[Stored data]

__global__ void __launch_bounds__(128 * NWG, 1) k_tc_input_update(GnnParams g, const float* __restrict__ lb0,
                                                                  const float* __restrict__ ub0, const uint16_t* __restrict__ nb_img,
                                                                  uint16_t* __restrict__ mu0, RowMap map, int64_t rows) {
    const uint16_t* const wsrc[3] = {g.tcx_w[T_INP_C], g.tcx_w[T_INP_NB], g.tc[INP_B2_2]};
    const uint32_t woff[3] = {INU_WI, INU_WN, INU_B22};
    const uint32_t wlen[3] = {2 * WPLANE, 2 * WPLANE, 2 * WPLANE};
    CtaSetup s = cta_setup<true, 3>(smem_dyn(), INU_WBYTES, wsrc, woff, wlen);
    Tail& tl = *s.tail;
    copy_vec(tl.bias[0], g.tcx_b[T_INP_C], P); copy_vec(tl.bias[1], g.bias[INP_B2_2], P);
    copy_vec(tl.bias[5], g.bias[INP_B], P); copy_vec(tl.w_small[0], g.wt[INP_B], 2 * P);
    __syncthreads();
    mbar_wait(smem_u32(&tl.mbar[0]), 0);
    pdl_trigger(); pdl_wait();
    WG c = make_wg(s, INU_WBYTES);
    const uint32_t W = s.w;
    const int64_t ntiles = (rows + TILE - 1) / TILE;
    const int64_t tile_step = (int64_t)gridDim.x * NWG;
    for (int64_t tile = (int64_t)blockIdx.x * NWG + c.wg; tile < ntiles; tile += tile_step) {
        const int64_t row0 = tile * TILE, grow = row0 + c.t;
        request_nb(c, nb_img + (size_t)tile * (ABUF / 2));
        float feat[2] = {0.f, 0.f};
        const int64_t nrow = grow < rows ? natural_row(map, grow) : -1;
        if (nrow >= 0) { feat[0] = lb0[nrow]; feat[1] = ub0[nrow]; }
        first_layer_to_a<2>(c, feat, tl.w_small[0], tl.bias[5]);
        gemm_sync(c);
        if (c.lead_warp) {
            tc_fence_after();
            if (elect_one()) issue_ts(c, W + INU_WI, W + INU_WI + WPLANE, 64, DCOL, false);
            __syncwarp();
            mbar_wait(c.mbar_tma, c.ph_tma);
            if (elect_one()) {
                issue_ss(c, W + INU_WN, W + INU_WN + WPLANE, 64, DCOL, true);
                umma_commit(c.mbar_mma);
            }
            __syncwarp();
        }
        c.ph_tma ^= 1u;
        gemm_finish(c);
        epilogue_to_a<true>(c, DCOL, tl.bias[0]);
        gemm_ts(c, W + INU_B22, W + INU_B22 + WPLANE, 64, DCOL);
        epilogue_to_mu<false>(c, DCOL, tl.bias[1], 1.0f, nrow >= 0);
        commit_tile(c, mu0 + (size_t)tile * (ABUF / 2));
    }
    if (c.t == 0) bulk_wait_all();
    cta_teardown(s);
}

constexpr size_t smem_bytes(uint32_t wbytes, bool land) { return 1024 + wbytes + (land ? NWG * ABUF : 0) + sizeof(Tail); }

int grid_for(int64_t rows) {
    const int64_t tiles = (rows + TILE - 1) / TILE, ctas = (tiles + NWG - 1) / NWG;
    return (int)(ctas < 1 ? 1 : (ctas < 148 ? ctas : 148));
}

__global__ void k_unpack_tile_image(const uint16_t* __restrict__ img, float* __restrict__ out, RowMap map, int64_t rows,
                                    int piece_major) {
    const int64_t i = (int64_t)blockIdx.x * blockDim.x + threadIdx.x;
    if (i >= rows * 8) return;
    const int64_t row = i >> 3;
    const int64_t nrow = natural_row(map, row);
    if (nrow < 0) return;
    const int chunk = (int)(i & 7);
    const int64_t tile = row / TILE;
    const uint32_t r = (uint32_t)(row % TILE);
    const uint32_t off = piece_major ? (uint32_t)chunk * NB_PIECE + r * 16u : swz(r, (uint32_t)chunk);
    const __half* hi = reinterpret_cast<const __half*>(img) + tile * (ABUF / 2) + off / 2;
    const __half* lo = hi + APLANE / 2;
    for (int j = 0; j < 8; ++j) out[nrow * P + chunk * 8 + j] = (__half2float(hi[j]) + __half2float(lo[j])) * AINV;
}

__device__ __forceinline__ bool row_is_ambiguous(const float* __restrict__ lb, const float* __restrict__ ub, const RowMap& map,
                                                 int64_t row, int64_t rows) {
    const int64_t nrow = row < rows ? natural_row(map, row) : -1;
    return nrow >= 0 && compute_ratio(lb[nrow], ub[nrow]).amb != 0.0f;
}
__global__ void __launch_bounds__(TILE) k_amb_count(const float* __restrict__ lb, const float* __restrict__ ub, RowMap map,
                                                    int64_t rows, int32_t* __restrict__ cnt) {
    const int64_t row = (int64_t)blockIdx.x * TILE + threadIdx.x;
    const bool amb = row_is_ambiguous(lb, ub, map, row, rows);
    const int total = __syncthreads_count(amb);
    if (threadIdx.x == 0) cnt[blockIdx.x] = total;
}
__global__ void __launch_bounds__(1024) k_amb_scan(const int32_t* __restrict__ cnt, int32_t* __restrict__ base, int n) {
    __shared__ int32_t part[1024];
    const int per = (n + 1023) / 1024, lo = threadIdx.x * per, hi = min(n, lo + per);
    int32_t sum = 0;
    for (int i = lo; i < hi; ++i) sum += cnt[i];
    part[threadIdx.x] = sum;
    __syncthreads();
    for (int off = 1; off < 1024; off <<= 1) {
        const int32_t v = threadIdx.x >= off ? part[threadIdx.x - off] : 0;
        __syncthreads();
        part[threadIdx.x] += v;
        __syncthreads();
    }
    int32_t run = part[threadIdx.x] - sum;
    for (int i = lo; i < hi; ++i) { base[i] = run; run += cnt[i]; }
    if (threadIdx.x == 1023) base[n] = part[1023];
}
__global__ void __launch_bounds__(TILE) k_amb_fill(const float* __restrict__ lb, const float* __restrict__ ub, RowMap map,
                                                   int64_t rows, const int32_t* __restrict__ base, int32_t* __restrict__ amb_rows) {
    __shared__ int32_t wc[4];
    const int64_t row = (int64_t)blockIdx.x * TILE + threadIdx.x;
    const bool amb = row_is_ambiguous(lb, ub, map, row, rows);
    const unsigned bal = __ballot_sync(0xffffffffu, amb);
    const int lane = threadIdx.x & 31, warp = threadIdx.x >> 5;
    if (lane == 0) wc[warp] = __popc(bal);
    __syncthreads();
    int slot = base[blockIdx.x] + __popc(bal & ((1u << lane) - 1u));
    for (int w = 0; w < warp; ++w) slot += wc[w];
    if (amb) amb_rows[slot] = (int32_t)row;
}

__device__ __forceinline__ int amb_layer_of(const AmbLayers& a, int tile) {
    int k = 0;
    while (k + 1 < a.n && tile >= a.tile0[k + 1]) ++k;
    return k;
}
__global__ void __launch_bounds__(TILE) k_amb_count_all(AmbLayers a) {
    const int k = amb_layer_of(a, (int)blockIdx.x), tile = (int)blockIdx.x - a.tile0[k];
    const int64_t row = (int64_t)tile * TILE + threadIdx.x;
    const bool amb = row_is_ambiguous(a.lb[k], a.ub[k], a.map[k], row, a.rows[k]);
    const int total = __syncthreads_count(amb);
    if (threadIdx.x == 0) a.cnt[k][tile] = total;
}
__global__ void __launch_bounds__(1024) k_amb_scan_all(AmbLayers a) {
    __shared__ int32_t part[1024];
    const int k = blockIdx.x, n = a.tile0[k + 1] - a.tile0[k];
    const int32_t* __restrict__ cnt = a.cnt[k];
    int32_t* __restrict__ base = a.base[k];
    const int per = (n + 1023) / 1024, lo = threadIdx.x * per, hi = min(n, lo + per);
    int32_t sum = 0;
    for (int i = lo; i < hi; ++i) sum += cnt[i];
    part[threadIdx.x] = sum;
    __syncthreads();
    for (int off = 1; off < 1024; off <<= 1) {
        const int32_t v = threadIdx.x >= off ? part[threadIdx.x - off] : 0;
        __syncthreads();
        part[threadIdx.x] += v;
        __syncthreads();
    }
    int32_t run = part[threadIdx.x] - sum;
    for (int i = lo; i < hi; ++i) { base[i] = run; run += cnt[i]; }
    if (threadIdx.x == 1023) base[n] = part[1023];
}
__global__ void __launch_bounds__(TILE) k_amb_fill_all(AmbLayers a) {
    __shared__ int32_t wc[4];
    const int k = amb_layer_of(a, (int)blockIdx.x), tile = (int)blockIdx.x - a.tile0[k];
    const int64_t row = (int64_t)tile * TILE + threadIdx.x;
    const bool amb = row_is_ambiguous(a.lb[k], a.ub[k], a.map[k], row, a.rows[k]);
    const unsigned bal = __ballot_sync(0xffffffffu, amb);
    const int lane = threadIdx.x & 31, warp = threadIdx.x >> 5;
    if (lane == 0) wc[warp] = __popc(bal);
    __syncthreads();
    int slot = a.base[k][tile] + __popc(bal & ((1u << lane) - 1u));
    for (int w = 0; w < warp; ++w) slot += wc[w];
    if (amb) a.out_rows[k][slot] = (int32_t)row;
}

}

void amb_compact_all(AmbLayers a, cudaStream_t st, int64_t* launches) {
    a.tile0[0] = 0;
    for (int k = 0; k < a.n; ++k) a.tile0[k + 1] = a.tile0[k] + (int)((a.rows[k] + TILE - 1) / TILE);
    k_amb_count_all<<<a.tile0[a.n], TILE, 0, st>>>(a);
    k_amb_scan_all<<<a.n, 1024, 0, st>>>(a);
    k_amb_fill_all<<<a.tile0[a.n], TILE, 0, st>>>(a);
    *launches += 3;
}

void amb_compact(const float* lb, const float* ub, RowMap map, int64_t rows, int32_t* cnt, int32_t* amb_base, int32_t* amb_rows,
                 cudaStream_t st, int64_t* launches) {
    const int ntiles = (int)((rows + TILE - 1) / TILE);
    k_amb_count<<<ntiles, TILE, 0, st>>>(lb, ub, map, rows, cnt);
    k_amb_scan<<<1, 1024, 0, st>>>(cnt, amb_base, ntiles);
    k_amb_fill<<<ntiles, TILE, 0, st>>>(lb, ub, map, rows, amb_base, amb_rows);
    *launches += 3;
}

bool tc_available() { return true; }

int tc_init() {
    cudaError_t e;
    if ((e = cudaFuncSetAttribute(k_tc_update, cudaFuncAttributeMaxDynamicSharedMemorySize, (int)smem_bytes(UPD_WBYTES, true))) != cudaSuccess) return e;
    if ((e = cudaFuncSetAttribute(k_tc_fused, cudaFuncAttributeMaxDynamicSharedMemorySize, (int)fz::SMEM_MAX)) != cudaSuccess) return e;
    if ((e = cudaFuncSetAttribute(k_tc_fused_input, cudaFuncAttributeMaxDynamicSharedMemorySize, (int)fz::SMEM_MAX)) != cudaSuccess) return e;
    if ((e = cudaFuncSetAttribute(k_tc_relax, cudaFuncAttributeMaxDynamicSharedMemorySize, (int)smem_bytes(RLX_WBYTES, false))) != cudaSuccess) return e;
    if ((e = cudaFuncSetAttribute(k_tc_input_embed, cudaFuncAttributeMaxDynamicSharedMemorySize, (int)smem_bytes(EMB_WBYTES, true))) != cudaSuccess) return e;
    if ((e = cudaFuncSetAttribute(k_tc_input_update, cudaFuncAttributeMaxDynamicSharedMemorySize, (int)smem_bytes(INU_WBYTES, true))) != cudaSuccess) return e;
    return 0;
}

int64_t tc_packed_elems(int K) { return (int64_t)2 * (K / 64) * 64 * 64; }

int64_t tc_pack_weight(const float* w, int K, uint16_t* dst) {
    const int nblk = K / 64;
    for (int n = 0; n < 64; ++n)
        for (int k = 0; k < K; ++k) {
            uint16_t hi, lo;
            split_host(w[(size_t)n * K + k], hi, lo);
            const int kb = k / 64, kk = k % 64;
            const size_t e = (size_t)(swz((uint32_t)n, (uint32_t)(kk / 8)) + (kk % 8) * 2) / 2;
            dst[(size_t)kb * 4096 + e] = hi;
            dst[(size_t)(nblk + kb) * 4096 + e] = lo;
        }
    return tc_packed_elems(K);
}

void tc_relax(const GnnParams& g, const NodeInputs* in, float* const* relax_f, float* const* relax_b, int n_layers, cudaStream_t st,
              int64_t* launches) {
    RelaxLayers rl;
    rl.n = n_layers;
    int64_t rows = 0;
    for (int k = 0; k < n_layers; ++k) { rl.in[k] = in[k]; rl.rlx_f[k] = relax_f[k]; rl.rlx_b[k] = relax_b[k]; rows += in[k].rows; }
    launch_pdl(k_tc_relax, grid_for(rows), 128 * NWG, smem_bytes(RLX_WBYTES, false), st, g, rl);
    ++*launches;
}

namespace {
UpdArgs make_upd_args(const GnnParams& g, bool backward, const float* lb, const float* ub, const float* nb, const float* relax,
                      const int32_t* amb_base, float* mu_out, float* scores, RowMap map, int64_t score_stride, int64_t score_off,
                      int64_t rows, unsigned long long* nan_count, const NanDoms& nan_doms) {
    UpdArgs a;
    a.g = g; a.backward = backward ? 1 : 0; a.lb = lb; a.ub = ub; a.nb_img = reinterpret_cast<const uint16_t*>(nb); a.rlx = relax;
    a.amb_base = amb_base; a.mu_out = reinterpret_cast<uint16_t*>(mu_out); a.scores = scores; a.map = map;
    a.score_stride = score_stride; a.score_off = score_off; a.Bc = (int)(rows / map.nslots); a.nan_count = nan_count;
    a.nan_doms = nan_doms;
    return a;
}
}

void tc_update(const GnnParams& g, bool backward, const float* lb, const float* ub, const float* nb, const float* relax,
               const int32_t* amb_base, float* mu_out, float* scores, RowMap map, int64_t score_stride, int64_t score_off, int64_t rows,
               unsigned long long* nan_count, const NanDoms& nan_doms, cudaStream_t st, int64_t* launches) {
    const UpdArgs a = make_upd_args(g, backward, lb, ub, nb, relax, amb_base, mu_out, scores, map, score_stride, score_off, rows, nan_count,
                                    nan_doms);
    const int64_t nitems = (int64_t)(map.nslots / TILE) * ((a.Bc + NWG - 1) / NWG);
    launch_pdl(k_tc_update, (int)(nitems < 1 ? 1 : (nitems < 148 ? nitems : 148)), 128 * NWG, smem_bytes(UPD_WBYTES, true), st, a);
    ++*launches;
}

void tc_fused(const GnnParams& g, const PropPlan* plan, const float* mu_in, bool backward, const float* lb, const float* ub,
              const float* relax, const int32_t* amb_base, float* mu_out, float* scores, RowMap map, int64_t score_stride, int64_t score_off,
              int64_t rows, unsigned long long* nan_count, const NanDoms& nan_doms, float* nb_dbg, bool input_layer, cudaStream_t st,
              int64_t* launches) {
    FusedArgs fa;
    fa.input_layer = input_layer ? 1 : 0;
    fa.u = make_upd_args(g, backward, lb, ub, nullptr, relax, amb_base, mu_out, scores, map, score_stride, score_off, rows, nan_count,
                         nan_doms);
    fa.plan = prop_plan_dev(plan);
    fa.mu_in = reinterpret_cast<const uint16_t*>(mu_in);
    fa.nb_dbg = reinterpret_cast<uint16_t*>(nb_dbg);
    const uint32_t wbytes = scores ? UPD_WBYTES : UPD_FN;
    const int staging = mu_out == nullptr ? 0 : (scores ? 1 : 2);
    const int ns = (int)((fz::SMEM_MAX - fz::smem_for(wbytes, staging, 0)) / fz::STAGE);
    fa.n_stages = ns > fz::NS_MAX ? fz::NS_MAX : ns;
    fa.mma_group = prop_plan_ksteps_per_tile(plan) >= 48.0 ? 4 : 2;
    if (fa.mma_group > fa.n_stages / 2) fa.mma_group = fa.n_stages / 2;
    const int64_t nitems = (int64_t)fa.plan.ntiles * ((fa.u.Bc + fz::PD - 1) / fz::PD);
    launch_pdl(input_layer ? k_tc_fused_input : k_tc_fused, (int)(nitems < 1 ? 1 : (nitems < 148 ? nitems : 148)), fz::THREADS,
               fz::smem_for(wbytes, staging, fa.n_stages), st, fa);
    ++*launches;
}
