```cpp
template <bool ALL_LDS, int KIND, int GEO>
hipError_t launchByDiagGeo(const SampleKernelArgs& args, int numBlocks, hipStream_t stream)
{
    constexpr bool TIES = (KIND & kExactTiesBit) != 0;
    constexpr bool WIDE = (GEO & kGeoWide) != 0;
    const bool fullDiag = args.diagnostics && args.diagnosticsStride >= 16;
    const int hw = historyWords(args.noiseColor, args.unitRecords != nullptr, WIDE, TIES, fullDiag, args.traceDepth);
    constexpr bool HAS_HURRY_TWIN = RTOW_URGENT_LANES && !WIDE && !TIES && (KIND & 7) == SCENE_KIND_SPHERES;
    const bool hurry = ((uint32_t)args.tune[7] >> 8) != 0u;
    if (hurry && !hurryTwin(KIND & 7, TIES, WIDE, args.noiseColor, args.unitRecords != nullptr, fullDiag, args.refTree != nullptr, args.traceDepth)) return hipErrorInvalidValue;
    if (args.noiseColor == RTOW_NOISE_BLUE) return launchVariant<ALL_LDS, KIND, 32, 2, RTOW_NOISE_BLUE, false, GEO>(args, numBlocks, stream);
    if (args.noiseColor == RTOW_NOISE_SPATIOTEMPORAL_BLUE) return launchVariant<ALL_LDS, KIND, 32, 2, RTOW_NOISE_SPATIOTEMPORAL_BLUE, false, GEO>(args, numBlocks, stream);
    if (args.unitRecords) {
        if constexpr (!TIES && !WIDE) if (hw == 4) return launchVariant<ALL_LDS, KIND, 4, 0, RTOW_NOISE_WHITE, true, GEO>(args, numBlocks, stream);
        return launchVariant<ALL_LDS, KIND, 32, 2, RTOW_NOISE_WHITE, true, GEO>(args, numBlocks, stream);
    }
    constexpr bool HAS_PINHOLE_TWIN = RTOW_PINHOLE && !ALL_LDS && !WIDE && (KIND & 7) == SCENE_KIND_SPHERES;
// ... 44 lines not shown
```

raytracing-in-one-weekend_amd/csrc/rtow_vecmath.hip.h:

```cpp
#pragma once
#include <hip/hip_runtime.h>

#include "../../include/rtow.h"
#include "rtow_exactmath.hip.h"

#ifndef RTOW_EXACT_MATH
#define RTOW_EXACT_MATH 1
#endif
#if RTOW_EXACT_MATH
#define RTOW_RCP(x) rtow::exact_rcp(x)
#define RTOW_RCP_NAN_TO_INF(x) rtow::exact_rcp_nan_to_inf(x)
#define RTOW_SQRT(x) rtow::exact_sqrt(x)
#ifndef RTOW_EXACT_DIV3
#define RTOW_EXACT_DIV3 1
#endif
#else
#define RTOW_RCP(x) (1.0f / (x))
#define RTOW_RCP_NAN_TO_INF(x) ([](float r_) { return r_ != r_ ? __builtin_inff() : r_; }(1.0f / (x)))
#define RTOW_SQRT(x) __builtin_sqrtf(x)
#define RTOW_EXACT_DIV3 0
#endif

namespace rtow {

namespace {

struct V3 { float x, y, z; };

__host__ __device__ __forceinline__ V3 v3(float x, float y, float z) { V3 r; r.x = x; r.y = y; r.z = z; return r; }
__host__ __device__ __forceinline__ V3 v3(const RtowFloat3& a) { return v3(a.x, a.y, a.z); }
__host__ __device__ __forceinline__ V3 add(V3 a, V3 b) { return v3(a.x + b.x, a.y + b.y, a.z + b.z); }
__host__ __device__ __forceinline__ V3 sub(V3 a, V3 b) { return v3(a.x - b.x, a.y - b.y, a.z - b.z); }
__host__ __device__ __forceinline__ V3 neg(V3 a) { return v3(-a.x, -a.y, -a.z); }
__host__ __device__ __forceinline__ V3 scale(float s, V3 a) { return v3(s * a.x, s * a.y, s * a.z); }
__host__ __device__ __forceinline__ float dot(V3 a, V3 b) { return a.x * b.x + a.y * b.y + a.z * b.z; }
__device__ __forceinline__ V3 normalize(V3 v) { const float r = RTOW_RCP(RTOW_SQRT(dot(v, v))); return scale(r, v); }
__device__ __forceinline__ V3 reflect(V3 i, V3 n)
{
    const float d = dot(i, n);
    return v3(i.x - (2.0f * n.x) * d, i.y - (2.0f * n.y) * d, i.z - (2.0f * n.z) * d);
}
__host__ __device__ __forceinline__ float um_min(float x, float y) { return (y != y || x < y) ? x : y; }
__host__ __device__ __forceinline__ float um_max(float x, float y) { return (y != y || x > y) ? x : y; }
__device__ __forceinline__ float um_saturate(float x) { return um_max(0.0f, um_min(1.0f, x)); }

constexpr float kPi = 3.14159265f;

__device__ __forceinline__ float half_bits_to_float(unsigned h)
{
    const unsigned sign = (h & 0x8000u) << 16;
    const unsigned exp = (h >> 10) & 0x1fu, man = h & 0x3ffu;
    if (exp == 0) return __uint_as_float(__float_as_uint((float)man * 5.9604644775390625e-8f) | sign);
    if (exp == 31) return __uint_as_float(sign | 0x7f800000u | (man << 13));
    return __uint_as_float(sign | ((exp + 112u) << 23) | (man << 13));
}

__host__ __device__ __forceinline__ V3 div3(V3 p, float d)
{
#if RTOW_EXACT_DIV3
    V3 q;
    rtow::exact_div3(p.x, p.y, p.z, d, q.x, q.y, q.z);
    return q;
#else
    return v3(p.x / d, p.y / d, p.z / d);
#endif
}

__host__ __device__ __forceinline__ V3 cross(V3 a, V3 b) { return v3(a.y * b.z - a.z * b.y, a.z * b.x - a.x * b.z, a.x * b.y - a.y * b.x); }
__host__ __device__ __forceinline__ V3 rotate(float4 q, V3 v)
{
    const V3 qv = v3(q.x, q.y, q.z);
    const V3 t = scale(2.0f, cross(qv, v));
    const V3 c = cross(qv, t);
    return v3(v.x + q.w * t.x + c.x, v.y + q.w * t.y + c.y, v.z + q.w * t.z + c.z);
}
__host__ __device__ __forceinline__ float um_sign(float x) { return (x > 0.0f ? 1.0f : 0.0f) - (x < 0.0f ? 1.0f : 0.0f); }

}

}
```

Before: 9564.

## Fuse exact-math range checks and pin view constants in scalar registers

Adds fused exact-math helpers (rcp3, sqrt2, div2, rcp_sqrt) that share a single range-check branch across multiple lanes of math instead of branching per scalar op. These are used in normalize, ray start, cosine hemisphere sampling and camera ray generation. Camera and sky constants are also packed into vector types and pinned into SGPRs with empty asm constraints, so they are not reloaded or moved to VGPRs. This is meant to reduce branch and VALU overhead while keeping bit-exact results, at the cost of added register pressure and asm hints that could constrain the compiler.

Result: faster. 9662 (median of 6 runs) (+1.0%).

```diff
diff --git a/__graft_entry__.py b/__graft_entry__.py
--- a/__graft_entry__.py
+++ b/__graft_entry__.py
@@ -15,7 +15,7 @@
     out_dir = os.path.join(ROOT, "tests", "build")
     os.makedirs(out_dir, exist_ok=True)
     flags = ["-std=c++17", "-O3", "--offload-arch=gfx950", "-ffp-contract=off", "-fno-fast-math", "-Wno-unused-value", "-x", "hip"]
-    for name in ("detmath_parity", "exactmath_parity", "exactdiv_parity", "finalize_parity"):
+    for name in ("detmath_parity", "exactmath_parity", "exactdiv_parity", "exactmath_fused_parity", "finalize_parity"):
         src, exe = os.path.join(ROOT, "tests", "native", name + ".hip"), os.path.join(out_dir, name)
         deps = [src] + [os.path.join(csrc, h) for h in ("rtow_finalize.hip.h", "rtow_detmath.hip.h", "rtow_exactmath.hip.h")]
         if not os.path.exists(exe) or os.path.getmtime(exe) < max(os.path.getmtime(d) for d in deps):
diff --git a/raytracing-in-one-weekend_amd/csrc/rtow_exactmath.hip.h b/raytracing-in-one-weekend_amd/csrc/rtow_exactmath.hip.h
--- a/raytracing-in-one-weekend_amd/csrc/rtow_exactmath.hip.h
+++ b/raytracing-in-one-weekend_amd/csrc/rtow_exactmath.hip.h
@@ -59,6 +59,65 @@
     }
 }
 
+
+__device__ __forceinline__ void exact_rcp3_nan_to_inf(float x, float y, float z, float& rx, float& ry, float& rz)
+{
+    const unsigned g = ((__float_as_uint(x) << 1) + 0x40000000u) & ((__float_as_uint(y) << 1) + 0x40000000u) & ((__float_as_uint(z) << 1) + 0x40000000u);
+    if (__builtin_expect((int)g < 0, 1)) {
+        const float x0 = __builtin_amdgcn_rcpf(x), y0 = __builtin_amdgcn_rcpf(y), z0 = __builtin_amdgcn_rcpf(z);
+        const float ex = __builtin_fmaf(-x, x0, 1.0f), ey = __builtin_fmaf(-y, y0, 1.0f), ez = __builtin_fmaf(-z, z0, 1.0f);
+        rx = __builtin_fmaf(ex, x0, x0);
+        ry = __builtin_fmaf(ey, y0, y0);
+        rz = __builtin_fmaf(ez, z0, z0);
+    } else {
+        rx = exact_rcp_nan_to_inf(x); ry = exact_rcp_nan_to_inf(y); rz = exact_rcp_nan_to_inf(z);
+    }
+}
+
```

--- Your assignment ---
Output only an exact transcription of the lines above from the one with "void amb_compact(const float*" up to and including the one with "const size_t e".

--- Exercise answer ---
void amb_compact(const float* lb, const float* ub, RowMap map, int64_t rows, int32_t* cnt, int32_t* amb_base, int32_t* amb_rows,
                 cudaStream_t st, int64_t* launches) {
    const int ntiles = (int)((rows + TILE - 1) / TILE);
    k_amb_count<<<ntiles, TILE, 0, st>>>(lb, ub, map, rows, cnt);
    k_amb_scan<<<1, 1024, 0, st>>>(cnt, amb_base, ntiles);
    k_amb_fill<<<ntiles, TILE, 0, st>>>(lb, ub, map, rows, amb_base, amb_rows);
    *launches += 3;
}

bool tc_available() { return true; }

int tc_init() {
    cudaError_t e;
    if ((e = cudaFuncSetAttribute(k_tc_update, cudaFuncAttributeMaxDynamicSharedMemorySize, (int)smem_bytes(UPD_WBYTES, true))) != cudaSuccess) return e;
    if ((e = cudaFuncSetAttribute(k_tc_fused, cudaFuncAttributeMaxDynamicSharedMemorySize, (int)fz::SMEM_MAX)) != cudaSuccess) return e;
    if ((e = cudaFuncSetAttribute(k_tc_fused_input, cudaFuncAttributeMaxDynamicSharedMemorySize, (int)fz::SMEM_MAX)) != cudaSuccess) return e;
    if ((e = cudaFuncSetAttribute(k_tc_relax, cudaFuncAttributeMaxDynamicSharedMemorySize, (int)smem_bytes(RLX_WBYTES, false))) != cudaSuccess) return e;
    if ((e = cudaFuncSetAttribute(k_tc_input_embed, cudaFuncAttributeMaxDynamicSharedMemorySize, (int)smem_bytes(EMB_WBYTES, true))) != cudaSuccess) return e;
    if ((e = cudaFuncSetAttribute(k_tc_input_update, cudaFuncAttributeMaxDynamicSharedMemorySize, (int)smem_bytes(INU_WBYTES, true))) != cudaSuccess) return e;
    return 0;
}

int64_t tc_packed_elems(int K) { return (int64_t)2 * (K / 64) * 64 * 64; }

int64_t tc_pack_weight(const float* w, int K, uint16_t* dst) {
    const int nblk = K / 64;
    for (int n = 0; n < 64; ++n)
        for (int k = 0; k < K; ++k) {
            uint16_t hi, lo;
            split_host(w[(size_t)n * K + k], hi, lo);
            const int kb = k / 64, kk = k % 64;
            const size_t e = (size_t)(swz((uint32_t)n, (uint32_t)(kk / 8)) + (kk % 8) * 2) / 2;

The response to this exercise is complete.